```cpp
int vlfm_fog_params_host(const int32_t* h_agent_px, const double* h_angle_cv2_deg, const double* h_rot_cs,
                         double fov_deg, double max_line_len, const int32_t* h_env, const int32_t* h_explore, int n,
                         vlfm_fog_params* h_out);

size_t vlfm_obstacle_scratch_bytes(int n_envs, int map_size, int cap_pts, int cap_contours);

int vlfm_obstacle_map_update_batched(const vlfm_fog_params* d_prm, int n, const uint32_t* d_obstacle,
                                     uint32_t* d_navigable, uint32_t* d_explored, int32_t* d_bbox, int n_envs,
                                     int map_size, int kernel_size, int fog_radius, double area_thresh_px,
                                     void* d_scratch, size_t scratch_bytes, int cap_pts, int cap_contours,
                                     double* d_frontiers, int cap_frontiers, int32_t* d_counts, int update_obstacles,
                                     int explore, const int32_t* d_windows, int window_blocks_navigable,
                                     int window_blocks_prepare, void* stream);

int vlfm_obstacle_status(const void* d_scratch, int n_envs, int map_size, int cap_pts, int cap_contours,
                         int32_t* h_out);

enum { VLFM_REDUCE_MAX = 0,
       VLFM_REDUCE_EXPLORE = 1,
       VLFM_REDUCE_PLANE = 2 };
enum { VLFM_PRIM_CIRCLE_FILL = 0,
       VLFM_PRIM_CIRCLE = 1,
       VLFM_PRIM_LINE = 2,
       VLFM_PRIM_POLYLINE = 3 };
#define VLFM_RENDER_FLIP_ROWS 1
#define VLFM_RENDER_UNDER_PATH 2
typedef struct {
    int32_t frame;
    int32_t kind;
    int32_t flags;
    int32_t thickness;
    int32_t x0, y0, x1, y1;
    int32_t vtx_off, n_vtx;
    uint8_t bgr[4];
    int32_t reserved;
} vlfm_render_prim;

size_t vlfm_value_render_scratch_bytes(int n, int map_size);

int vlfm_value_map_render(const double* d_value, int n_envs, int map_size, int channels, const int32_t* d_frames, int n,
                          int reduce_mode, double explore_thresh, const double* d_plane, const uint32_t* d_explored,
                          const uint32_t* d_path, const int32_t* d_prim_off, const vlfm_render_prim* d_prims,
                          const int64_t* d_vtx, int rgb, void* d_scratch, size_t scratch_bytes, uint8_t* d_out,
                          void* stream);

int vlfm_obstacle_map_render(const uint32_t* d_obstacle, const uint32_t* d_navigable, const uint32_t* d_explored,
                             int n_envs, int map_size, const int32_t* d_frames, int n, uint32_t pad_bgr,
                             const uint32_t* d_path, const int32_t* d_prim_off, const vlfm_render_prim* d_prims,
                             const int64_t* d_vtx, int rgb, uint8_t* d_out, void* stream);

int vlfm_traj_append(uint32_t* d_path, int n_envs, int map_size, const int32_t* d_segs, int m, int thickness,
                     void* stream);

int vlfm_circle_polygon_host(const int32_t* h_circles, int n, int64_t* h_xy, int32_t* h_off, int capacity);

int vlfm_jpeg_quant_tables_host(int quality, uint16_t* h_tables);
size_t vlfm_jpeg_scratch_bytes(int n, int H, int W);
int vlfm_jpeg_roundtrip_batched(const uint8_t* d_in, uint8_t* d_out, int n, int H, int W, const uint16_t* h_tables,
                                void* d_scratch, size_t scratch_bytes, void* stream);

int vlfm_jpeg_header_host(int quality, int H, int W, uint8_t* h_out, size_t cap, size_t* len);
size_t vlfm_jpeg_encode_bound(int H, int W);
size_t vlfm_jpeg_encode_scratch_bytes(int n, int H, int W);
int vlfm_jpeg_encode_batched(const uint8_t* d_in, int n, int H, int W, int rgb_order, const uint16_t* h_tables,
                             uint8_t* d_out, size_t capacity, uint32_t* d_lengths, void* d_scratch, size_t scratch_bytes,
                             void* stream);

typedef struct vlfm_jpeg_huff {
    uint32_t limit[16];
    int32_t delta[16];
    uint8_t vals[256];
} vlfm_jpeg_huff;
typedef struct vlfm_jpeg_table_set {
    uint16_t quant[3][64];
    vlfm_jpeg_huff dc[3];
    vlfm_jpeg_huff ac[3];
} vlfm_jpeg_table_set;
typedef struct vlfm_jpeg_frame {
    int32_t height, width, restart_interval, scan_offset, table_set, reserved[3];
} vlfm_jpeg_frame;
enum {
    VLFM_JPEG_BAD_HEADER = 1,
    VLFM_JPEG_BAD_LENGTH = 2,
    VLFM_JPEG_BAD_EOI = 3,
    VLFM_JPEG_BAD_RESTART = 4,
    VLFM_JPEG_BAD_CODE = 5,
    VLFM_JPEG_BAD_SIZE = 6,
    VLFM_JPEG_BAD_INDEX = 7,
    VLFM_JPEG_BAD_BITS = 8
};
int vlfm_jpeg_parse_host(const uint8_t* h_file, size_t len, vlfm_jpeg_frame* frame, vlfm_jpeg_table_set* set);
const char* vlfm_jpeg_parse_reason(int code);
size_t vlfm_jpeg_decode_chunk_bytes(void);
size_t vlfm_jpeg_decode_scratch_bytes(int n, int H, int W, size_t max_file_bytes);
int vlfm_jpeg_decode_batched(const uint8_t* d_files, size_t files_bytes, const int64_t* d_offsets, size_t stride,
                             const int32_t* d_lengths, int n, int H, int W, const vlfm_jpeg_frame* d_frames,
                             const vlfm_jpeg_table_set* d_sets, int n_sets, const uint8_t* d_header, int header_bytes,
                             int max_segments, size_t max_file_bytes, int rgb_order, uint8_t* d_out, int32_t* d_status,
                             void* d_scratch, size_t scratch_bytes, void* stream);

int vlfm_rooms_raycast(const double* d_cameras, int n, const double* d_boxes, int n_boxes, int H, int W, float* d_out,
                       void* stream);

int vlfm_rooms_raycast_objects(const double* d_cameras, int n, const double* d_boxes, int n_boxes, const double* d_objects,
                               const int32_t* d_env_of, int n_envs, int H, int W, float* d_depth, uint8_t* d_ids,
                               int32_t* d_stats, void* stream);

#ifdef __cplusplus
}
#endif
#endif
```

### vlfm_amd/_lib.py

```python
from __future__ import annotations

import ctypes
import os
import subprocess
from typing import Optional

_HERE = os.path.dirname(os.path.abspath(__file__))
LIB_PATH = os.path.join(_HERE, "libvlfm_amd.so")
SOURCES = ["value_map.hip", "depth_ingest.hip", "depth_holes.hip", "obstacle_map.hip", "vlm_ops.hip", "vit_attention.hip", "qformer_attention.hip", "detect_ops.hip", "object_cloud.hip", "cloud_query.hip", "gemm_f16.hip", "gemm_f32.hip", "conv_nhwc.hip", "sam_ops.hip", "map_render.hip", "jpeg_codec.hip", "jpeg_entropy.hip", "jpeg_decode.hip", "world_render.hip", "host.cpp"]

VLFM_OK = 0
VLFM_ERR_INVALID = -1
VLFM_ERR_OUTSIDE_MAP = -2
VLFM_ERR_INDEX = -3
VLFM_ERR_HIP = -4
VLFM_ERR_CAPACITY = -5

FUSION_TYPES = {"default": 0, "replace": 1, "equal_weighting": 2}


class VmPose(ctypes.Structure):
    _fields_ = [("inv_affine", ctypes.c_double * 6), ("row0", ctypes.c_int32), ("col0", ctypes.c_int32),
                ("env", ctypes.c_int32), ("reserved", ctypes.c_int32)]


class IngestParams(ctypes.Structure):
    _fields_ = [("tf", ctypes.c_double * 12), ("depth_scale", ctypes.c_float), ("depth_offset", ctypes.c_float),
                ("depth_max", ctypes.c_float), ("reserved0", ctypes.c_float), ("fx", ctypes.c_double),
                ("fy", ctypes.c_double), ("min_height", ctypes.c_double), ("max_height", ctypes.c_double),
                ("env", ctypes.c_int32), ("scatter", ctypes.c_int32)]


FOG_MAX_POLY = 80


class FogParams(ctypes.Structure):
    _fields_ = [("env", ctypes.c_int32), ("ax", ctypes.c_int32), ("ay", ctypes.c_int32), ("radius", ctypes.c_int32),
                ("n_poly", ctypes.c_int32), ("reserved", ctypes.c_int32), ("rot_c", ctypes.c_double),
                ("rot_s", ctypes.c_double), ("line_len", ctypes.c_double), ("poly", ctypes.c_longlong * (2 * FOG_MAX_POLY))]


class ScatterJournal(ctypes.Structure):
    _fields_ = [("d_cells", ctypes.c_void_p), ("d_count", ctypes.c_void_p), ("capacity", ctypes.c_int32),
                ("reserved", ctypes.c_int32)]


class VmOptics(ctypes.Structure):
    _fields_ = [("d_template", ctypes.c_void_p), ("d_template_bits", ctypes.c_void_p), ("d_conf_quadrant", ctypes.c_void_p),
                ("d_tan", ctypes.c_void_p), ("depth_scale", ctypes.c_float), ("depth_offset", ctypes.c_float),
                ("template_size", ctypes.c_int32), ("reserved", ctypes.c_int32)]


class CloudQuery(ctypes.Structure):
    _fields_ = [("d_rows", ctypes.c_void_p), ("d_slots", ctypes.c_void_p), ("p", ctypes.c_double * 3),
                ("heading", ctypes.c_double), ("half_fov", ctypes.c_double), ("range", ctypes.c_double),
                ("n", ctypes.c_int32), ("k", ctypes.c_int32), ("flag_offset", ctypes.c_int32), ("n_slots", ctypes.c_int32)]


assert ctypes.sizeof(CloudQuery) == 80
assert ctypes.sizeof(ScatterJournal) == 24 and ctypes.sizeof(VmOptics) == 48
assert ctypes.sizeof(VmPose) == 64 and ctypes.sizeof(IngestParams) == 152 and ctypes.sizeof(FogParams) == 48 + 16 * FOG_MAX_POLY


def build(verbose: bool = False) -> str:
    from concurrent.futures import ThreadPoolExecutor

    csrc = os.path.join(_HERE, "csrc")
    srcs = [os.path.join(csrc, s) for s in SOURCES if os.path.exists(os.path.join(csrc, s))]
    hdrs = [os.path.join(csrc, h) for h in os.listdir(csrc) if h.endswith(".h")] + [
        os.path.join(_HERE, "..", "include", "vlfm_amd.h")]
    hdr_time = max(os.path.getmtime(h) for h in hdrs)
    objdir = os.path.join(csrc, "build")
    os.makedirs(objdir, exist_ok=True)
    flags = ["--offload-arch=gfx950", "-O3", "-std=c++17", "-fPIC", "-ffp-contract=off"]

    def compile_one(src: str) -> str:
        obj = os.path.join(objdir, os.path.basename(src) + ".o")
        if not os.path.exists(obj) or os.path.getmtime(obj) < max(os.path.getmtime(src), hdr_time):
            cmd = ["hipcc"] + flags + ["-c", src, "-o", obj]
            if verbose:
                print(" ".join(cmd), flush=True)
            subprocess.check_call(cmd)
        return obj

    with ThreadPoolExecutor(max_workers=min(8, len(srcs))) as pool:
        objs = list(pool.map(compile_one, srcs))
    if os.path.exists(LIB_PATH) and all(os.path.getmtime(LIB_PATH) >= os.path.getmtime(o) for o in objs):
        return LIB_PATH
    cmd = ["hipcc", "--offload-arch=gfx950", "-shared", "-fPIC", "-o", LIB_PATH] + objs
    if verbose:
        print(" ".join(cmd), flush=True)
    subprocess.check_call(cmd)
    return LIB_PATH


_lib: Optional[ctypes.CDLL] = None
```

--

Scan the records for the word "Optional", and copy each line where it is found.

from typing import Optional
_lib: Optional[ctypes.CDLL] = None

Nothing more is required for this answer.